The fundamental resonances of rapidly rotating Kerr black holes in the eikonal limit are derived analytically .
We show that there exists a critical value , \mu _ { c } = \sqrt { { { 15 - \sqrt { 193 } } \over { 2 } } } , for the dimensionless ratio \mu \equiv m / l between the azimuthal harmonic index m and the spheroidal harmonic index l of the perturbation mode , above which the perturbations become long lived .
In particular , it is proved that above \mu _ { c } the imaginary parts of the quasinormal frequencies scale like the black-hole temperature : \omega _ { I } ( n; \mu > \mu _ { c } ) = 2 \pi T _ { BH } ( n + { 1 \over 2 } ) .

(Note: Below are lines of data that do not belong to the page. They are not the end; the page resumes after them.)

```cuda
template <int C_, int NRB_, int RPW_, int NCP_, int NSTAGE_, bool POST_ = false, bool UPF_ = false, int UPT_ = 0, int CS_ = 1>
struct RbCfg {
    static constexpr int C = C_, NRB = NRB_, RPW = RPW_, NCP = NCP_, NSTAGE = NSTAGE_, UPT = UPT_, CS = CS_;
    static constexpr bool POST = POST_;
    static constexpr bool UPF = UPF_;
    static constexpr int P = 64 * NRB;
    static constexpr int NWG = NRB / RPW * NCP;
    static constexpr int NCONS = 128 * NWG;
    static constexpr int NT = NCONS + 32;
    static constexpr int NCW = C / NCP;
    static constexpr int SLACK = 16;
    static constexpr int HALO = 16 + (POST ? 3 : 0);
    static constexpr int HL = HALO + (UPT_ ? 1 : 0);
    static constexpr int ROWS = P + 2 * SLACK;
    static constexpr int XPITCH = ROWS * 16;
    static constexpr int KP = C / 8;
// ... 3 lines not shown
    static constexpr int HALF = CHUNK / 2;
    static constexpr int NCHUNK = tc_chunks_per_conv(C);
    static constexpr int KSL = C / KC;
    static constexpr int TNG = UPT == 8 ? 32 : C / 2, TN = (UPT ? UPT : 1) * TNG, TNCG = (C / 2) / TNG;
    static constexpr int TSLOT = UPT == 8 ? 16384 : 128 * UPT * TNG, TNSLOT = UPT ? TNCG * (C / 16) * (UPT == 8 ? 2 : 1) : 0;
    static_assert(UPT == 0 || ((UPT == 2 || UPT == 8) && TN == C && TSLOT <= CHUNK && !POST_ && !UPF_), "tail ConvT shape");
    static_assert(UPT != 8 || NCW == 128, "stride-8 tail: each column part stores four phases of a channel as one float4");
    static constexpr int UROWS = P / 2 + 2, UPITCH = UROWS * 16, NPB = NRB / 2, UKSL = 2 * C / KC, NUPCH = UPF ? 4 * UKSL : 0;
    static constexpr int SPITCH = P + 4;
    static_assert(!UPF || (NCP == 1 && NPB <= NWG && 2 * KP * UPITCH <= XBYTES && C * SPITCH * 4 <= 2 * XBYTES),
                  "fused ConvT must fit the X region");
    static_assert(!POST || (C == 32 && NCP == 1), "conv_post fusion is for the 32-channel stage");
    static constexpr int PVB = CS * P - HALO - HL, XCH = 9;
    static_assert(CS == 1 || ((CS == 2 || CS == 4) && !POST_ && !UPF_ && UPT_ == 0 && XCH <= SLACK && 2 * XCH <= P),
                  "clusters are for the plain ResBlock");
    static constexpr int SMEM_BYTES = 2 * XBYTES + NSTAGE * CHUNK + 2 * C * 4 + (2 * NSTAGE + (CS > 1 ? 2 : 0) + 1) * 8;
    static_assert(SMEM_BYTES + 1024 <= 227 * 1024, "shared memory budget");
    static_assert(XPITCH / 16 < 16384, "LBO field");
    static_assert(NRB % RPW == 0 && C % NCP == 0 && NCW % 32 == 0, "warpgroup split");
};

template <int RPW, int R>
__device__ __forceinline__ void acc_fence2(float (&a)[RPW][R]) {
#pragma unroll
    for (int r = 0; r < RPW; ++r) acc_fence<R>(a[r]);
}

template <class Cfg>
__global__ void __launch_bounds__(Cfg::NT, 1)
resblock_tc_kernel(const float *__restrict__ x, float *__restrict__ y, const float *__restrict__ packed, int stage,
                   const __grid_constant__ RunTable clusters, int *__restrict__ status, long long *__restrict__ trace) {
    constexpr int C = Cfg::C, P = Cfg::P, SLACK = Cfg::SLACK, HALO = Cfg::HALO, HL = Cfg::HL;
    constexpr int XPITCH = Cfg::XPITCH, XBYTES = Cfg::XBYTES, KC = Cfg::KC, CHUNK = Cfg::CHUNK, NSTAGE = Cfg::NSTAGE;
    constexpr int NCONS = Cfg::NCONS, NCP = Cfg::NCP, NCW = Cfg::NCW, RPW = Cfg::RPW, KSL = Cfg::KSL, NA = NCW / 2;
    constexpr int CS = Cfg::CS, XCH = Cfg::XCH;
    extern __shared__ __align__(1024) uint8_t smem[];
    uint8_t *Xh = smem, *Xl = smem + XBYTES, *ring = smem + 2 * XBYTES;
    float *pend = reinterpret_cast<float *>(ring + NSTAGE * CHUNK);
    float *b1s = pend + C;
    uint64_t *full = reinterpret_cast<uint64_t *>(b1s + C);
    uint64_t *empty = full + NSTAGE;
    uint64_t *hfull = empty + NSTAGE, *hfree = hfull + 1;
    int *item_len = reinterpret_cast<int *>(empty + NSTAGE + (CS > 1 ? 2 : 0));

    const int tid = threadIdx.x, warp = tid >> 5, lane = tid & 31;
    const int crank = blockIdx.x % CS;
    const RunPos cp = clusters.find(blockIdx.x / CS);
    const int clus = cp.unit, Ls = clusters.stride;
    auto item = [&]() { return *reinterpret_cast<volatile int *>(&item_len[0]); };
    auto len = [&]() { return *reinterpret_cast<volatile int *>(&item_len[1]); };
    const int oc = clus == 0 ? 0 : (CS * P - HALO) + (clus - 1) * Cfg::PVB - HL;
    const int o = oc + crank * P;
    const int p_lo = (clus == 0 || crank > 0) ? 0 : HL, p_hi = (crank < CS - 1 || oc + CS * P >= cp.len) ? P : P - HALO;
    const bool interior = (o >= 0 && o + P <= cp.len);
    const int l0 = 5 + 6 * stage;
// ... 6 lines not shown
            mbar_init(&full[s], 1);
            mbar_init(&empty[s], Cfg::NWG * CS);
        }
        if constexpr (CS > 1) {
            mbar_init(hfull, 1);
            mbar_init(hfree, (crank > 0) + (crank < CS - 1));
        }
        fence_mbar_init();
    }
    for (int i = Cfg::UPF ? 1 << 30 : tid; i < 2 * Cfg::KP * 2 * SLACK; i += Cfg::NT) {
        const int r = i % (2 * SLACK), kp = (i / (2 * SLACK)) % Cfg::KP, hl = i / (2 * SLACK * Cfg::KP);
        const int row = r < SLACK ? r : P + r;
        *reinterpret_cast<uint4 *>((hl ? Xl : Xh) + kp * XPITCH + row * 16) = make_uint4(0, 0, 0, 0);
    }
    for (int i = tid; i < C; i += Cfg::NT) pend[i] = 0.f;
    fence_proxy_async();
    __syncthreads();
    if constexpr (CS > 1) cluster_sync();
    const bool tr = trace && blockIdx.x == (gridDim.x > 1 ? 1u : 0u) && tid == 0;
#define MG_TR(slot) do { if (tr) trace[slot] = clock64(); } while (0)

    if (warp == NCONS / 32) {
        if (lane == 0) {
            int s = 0, ph = 0, j = 0;
            bool ok = true;
            auto put = [&](const uint8_t *src, uint32_t bytes) {
                if (!ok || !mbar_wait(&empty[s], ph ^ 1)) { ok = false; return; }
                mbar_arrive_expect_tx(&full[s], bytes);
                if constexpr (CS == 1) bulk_g2s(ring + s * CHUNK, src, bytes, &full[s]);
                else if (j % CS == crank) bulk_g2s_multicast(ring + s * CHUNK, src, bytes, &full[s], (1 << CS) - 1);
// ... 186 lines not shown
                    for (int k16 = 0; k16 < KC / 16; ++k16) {
                        const uint64_t bdesc = bbase + (uint64_t)(((pass == 2 ? Cfg::HALF : 0) + 2 * k16 * (C * 16)) >> 4);
                        const uint64_t adesc = desc_at(udesc_t, (pass == 1 ? xl_addr : xh_addr) + arow + 2 * k16 * UPITCH);
                        wgmma_bf16<NCW>(A[0], adesc, bdesc, !(k < 2 && ks == 0 && pass == 0 && k16 == 0));
                    }
                chunk_end();
            }
        };
        upf_tap(D, 0);
        upf_tap(R, 1);
        upf_tap(D, 2);
        upf_tap(R, 3);
        drain();
        sync_cons();
        float *stg = reinterpret_cast<float *>(Xh);
        const float *ubias = packed + bias_offset(1 + stage);
        if (mine) {
#pragma unroll
            for (int h = 0; h < 2; ++h) {
                const int m = wgi * 64 + frag_row(t, h);
#pragma unroll
                for (int j = 0; j < NA; ++j) {
                    const int col = frag_col(q, (j & ~3) | (j & 1));
                    if ((j & 2) == 2 * h) {
                        const float bj = __ldg(ubias + col);
                        *reinterpret_cast<float2 *>(stg + (size_t)col * SPITCH + 2 * m) = make_float2(R[0][j] + bj, D[0][j] + bj);
                    }
                }
            }
        }
        sync_cons();
#pragma unroll
        for (int r = 0; r < RPW; ++r)
#pragma unroll
            for (int j = 0; j < NA; ++j) {
                const int p = (rb0 + r) * 64 + frag_row(t, (j >> 1) & 1);
                R[r][j] = stg[(size_t)frag_col(q, (j & ~3) | (j & 1)) * SPITCH + p];
            }
        sync_cons();
        for (int i = tid; i < 2 * Cfg::KP * 2 * SLACK; i += NCONS) {
// ... 10 lines not shown
                const int p = (rb0 + r) * 64 + frag_row(t, h), tp = o + p;
                const bool inr = (tp >= 0 && tp < L);
                const float *xp = x + (size_t)b * C * Ls + (inr ? tp : 0);
#pragma unroll
                for (int k = 0; k < NCW / 8; ++k)
#pragma unroll
                    for (int e = 0; e < 2; ++e)
                        R[r][4 * k + 2 * h + e] = inr ? __ldg(xp + (size_t)(c0 + frag_col(q, 4 * k + e)) * Ls) : 0.f;
            }
    }
    hand_off(R, pend, false);
    MG_TR(1);

#pragma unroll 1
    for (int pr = 0; pr < 3; ++pr) {
        const float *bias1 = packed + bias_offset(l0 + pr);
        for (int c = tid; c < C; c += NCONS) b1s[c] = __ldg(bias1 + c);
        MG_TR(2 + 6 * pr);
        conv_mma(D, pr == 0 ? 1 : pr == 1 ? 3 : 9, true, 2 * pr);
        MG_TR(3 + 6 * pr);
        x_read();
        hand_off(D, b1s, false);
        MG_TR(4 + 6 * pr);
        const float *bias2 = packed + bias_offset(l0 + 3 + pr);
        for (int c = tid; c < C; c += NCONS) pend[c] += __ldg(bias2 + c);
        MG_TR(5 + 6 * pr);
        conv_mma(R, 1, false, 2 * pr + 1);
        MG_TR(6 + 6 * pr);
        x_read();
        if (pr < 2 || Cfg::UPT != 0) hand_off(R, pend, Cfg::UPT != 0 && pr == 2);
        MG_TR(7 + 6 * pr);
    }

    if constexpr (Cfg::POST) {
        pdl_trigger();
        float *Q = reinterpret_cast<float *>(Xh);
        float *wpost = reinterpret_cast<float *>(Xl);
        for (int i = tid; i < 32 * 8; i += NCONS)
            wpost[i] = (i & 7) < kPostK ? __ldg(packed + weight_offset(29) + (i >> 3) * kPostK + (i & 7)) : 0.f;
        sync_cons();
#pragma unroll
        for (int r = 0; r < RPW; ++r)
#pragma unroll
            for (int h = 0; h < 2; ++h) {
                const int p = (rb0 + r) * 64 + frag_row(t, h), tp = o + p;
                const bool inr = (tp >= 0 && tp < len());
                float qk[kPostK];
#pragma unroll
                for (int k = 0; k < kPostK; ++k) qk[k] = 0.f;
#pragma unroll
                for (int k = 0; k < NCW / 8; ++k)
#pragma unroll
                    for (int e = 0; e < 2; ++e) {
                        const int ci = frag_col(q, 4 * k + e);
                        const float a = inr ? lrelu(R[r][4 * k + 2 * h + e] + pend[ci]) : 0.f;
// ... 3 lines not shown
                        qk[3] = fmaf(w0.w, a, qk[3]); qk[4] = fmaf(w1.x, a, qk[4]); qk[5] = fmaf(w1.y, a, qk[5]);
                        qk[6] = fmaf(w1.z, a, qk[6]);
                    }
#pragma unroll
                for (int k = 0; k < kPostK; ++k) {
                    qk[k] += __shfl_xor_sync(0xffffffffu, qk[k], 1);
                    qk[k] += __shfl_xor_sync(0xffffffffu, qk[k], 2);
                }
                if (q == 0) {
#pragma unroll
                    for (int k = 0; k < kPostK; ++k) Q[k * P + p] = qk[k];
                }
            }
        sync_cons();
        const int b = item(), L = len();
        const float bpost = __ldg(packed + bias_offset(29));
#pragma unroll 1
        for (int p = tid; p < P; p += NCONS) {
            const int tp = o + p;
            if (p >= p_lo && p < p_hi && tp < L) {
                float acc = bpost;
#pragma unroll
                for (int k = 0; k < kPostK; ++k) {
                    const int pp = p + k - 3;
                    if (pp >= 0 && pp < P) acc += Q[k * P + pp];
                }
                y[(size_t)b * Ls + tp] = tanhf(acc);
            }
        }
        if (oc + P >= L)
            for (int p = L + tid; p < Ls; p += NCONS) y[(size_t)b * Ls + p] = 0.f;
    } else if constexpr (Cfg::UPT != 0) {
        constexpr int S = Cfg::UPT, TNG = Cfg::TNG, TN = Cfg::TN, PADT = S / 2, COT = C / 2;
        const int b = item(), L = len();
        const int Lout = S * Ls;
        const float *tbias = packed + bias_offset(1 + stage + 1);
        {
            const int pl = L - 1 - o;
            if (pl >= p_lo && pl < p_hi) {
                const float *wf = packed + weight_offset(1 + stage + 1);
                for (int i = tid; i < PADT * COT; i += NCONS) {
                    const int co = i / PADT, j = i - co * PADT;
                    const float *wp = wf + ((size_t)co * S + j) * 2 + 1;
                    float acc0 = 0.f, acc1 = 0.f, acc2 = 0.f, acc3 = 0.f;
#pragma unroll 1
                    for (int cc = 0; cc < C; cc += 32) {
                        float wv[32];
#pragma unroll
                        for (int k = 0; k < 32; ++k) wv[k] = __ldg(wp + (size_t)(cc + k) * COT * S * 2);
#pragma unroll
                        for (int k = 0; k < 32; k += 4) {
                            acc0 = fmaf(b1s[cc + k], wv[k], acc0);
                            acc1 = fmaf(b1s[cc + k + 1], wv[k + 1], acc1);
                            acc2 = fmaf(b1s[cc + k + 2], wv[k + 2], acc2);
                            acc3 = fmaf(b1s[cc + k + 3], wv[k + 3], acc3);
                        }
                    }
                    y[((size_t)b * COT + co) * Lout + (size_t)S * L - PADT + j] = (acc0 + acc1) + (acc2 + acc3) + __ldg(tbias + co);
                }
            }
        }
        const uint64_t tbdesc_t = desc_template(TN * 16, 128);
#pragma unroll 1
        for (int cg = 0; cg < Cfg::TNCG; ++cg) {
#pragma unroll 1
            for (int ch = 0; ch < C / 16; ++ch) {
#pragma unroll 1
                for (int ts = 0; ts < (S == 8 ? 2 : 1); ++ts) {
                    const uint64_t bbase = desc_at(tbdesc_t, chunk_begin() + c0 * 16);
#pragma unroll
                    for (int tp = 0; tp < (S == 8 ? 1 : 2); ++tp) {
                        const int tap = S == 8 ? ts : tp;
#pragma unroll
// ... 15 lines not shown
#pragma unroll
            for (int r = 0; r < RPW; ++r)
#pragma unroll
                for (int h = 0; h < 2; ++h) {
                    const int p = (rb0 + r) * 64 + frag_row(t, h), sg = o + p;
                    const bool own = (p >= p_lo && p < p_hi && sg < L);
                    const bool lo_ok = own && sg >= 1, hi_ok = own;
                    if constexpr (S == 8) {
                        const bool ok8 = c0 == 0 ? lo_ok : hi_ok;
                        float *yb = y + ((size_t)b * COT + cg * TNG) * Lout + (own ? 8 * sg - PADT + (c0 >> 5) : 0);
#pragma unroll
                        for (int c = 0; c < 4; ++c)
#pragma unroll
                            for (int e = 0; e < 2; ++e) {
                                const int co = 8 * c + 2 * q + e;
                                const float bj = __ldg(tbias + cg * TNG + co);
                                if (ok8)
                                    *reinterpret_cast<float4 *>(yb + (size_t)co * Lout) =
                                        make_float4(D[r][4 * c + 2 * h + e] + bj, D[r][4 * (4 + c) + 2 * h + e] + bj,
                                                    D[r][4 * (8 + c) + 2 * h + e] + bj, D[r][4 * (12 + c) + 2 * h + e] + bj);
                            }
                    } else {
                        float *yb = y + (size_t)b * COT * Lout + (own ? 2 * sg - PADT : 0);
#pragma unroll
                        for (int k = 0; k < NCW / 8; ++k)
#pragma unroll
                            for (int e = 0; e < 2; ++e) {
                                const int col = c0 + frag_col(q, 4 * k + e), phi = col / TNG, co = col % TNG;
                                if (phi == 0 ? lo_ok : hi_ok) yb[(size_t)co * Lout + phi] = D[r][4 * k + 2 * h + e] + __ldg(tbias + co);
                            }
                    }
                }
        }
    } else {
        pdl_trigger();
        const int b = item(), L = len();
#pragma unroll
        for (int r = 0; r < RPW; ++r)
#pragma unroll
            for (int h = 0; h < 2; ++h) {
                const int p = (rb0 + r) * 64 + frag_row(t, h), tp = o + p;
                if (p >= p_lo && p < p_hi && tp < L) {
                    float *yp = y + (size_t)b * C * Ls + tp;
#pragma unroll
// ... 106 lines not shown
```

This implies that for perturbations modes in the interval \mu _ { c } < \mu \leq 1 , the relaxation period \tau \sim 1 / \omega _ { I } of the black hole becomes extremely long as the extremal limit T _ { BH } \to 0 is approached .
A generalization of the results to the case of scalar quasinormal resonances of near-extremal Kerr-Newman black holes is also provided .
In particular , we prove that only black holes that rotate fast enough ( with M \Omega \geq { 2 \over 5 } , where M and \Omega are the black-hole mass and angular velocity , respectively ) possess this family of remarkably long-lived perturbation modes .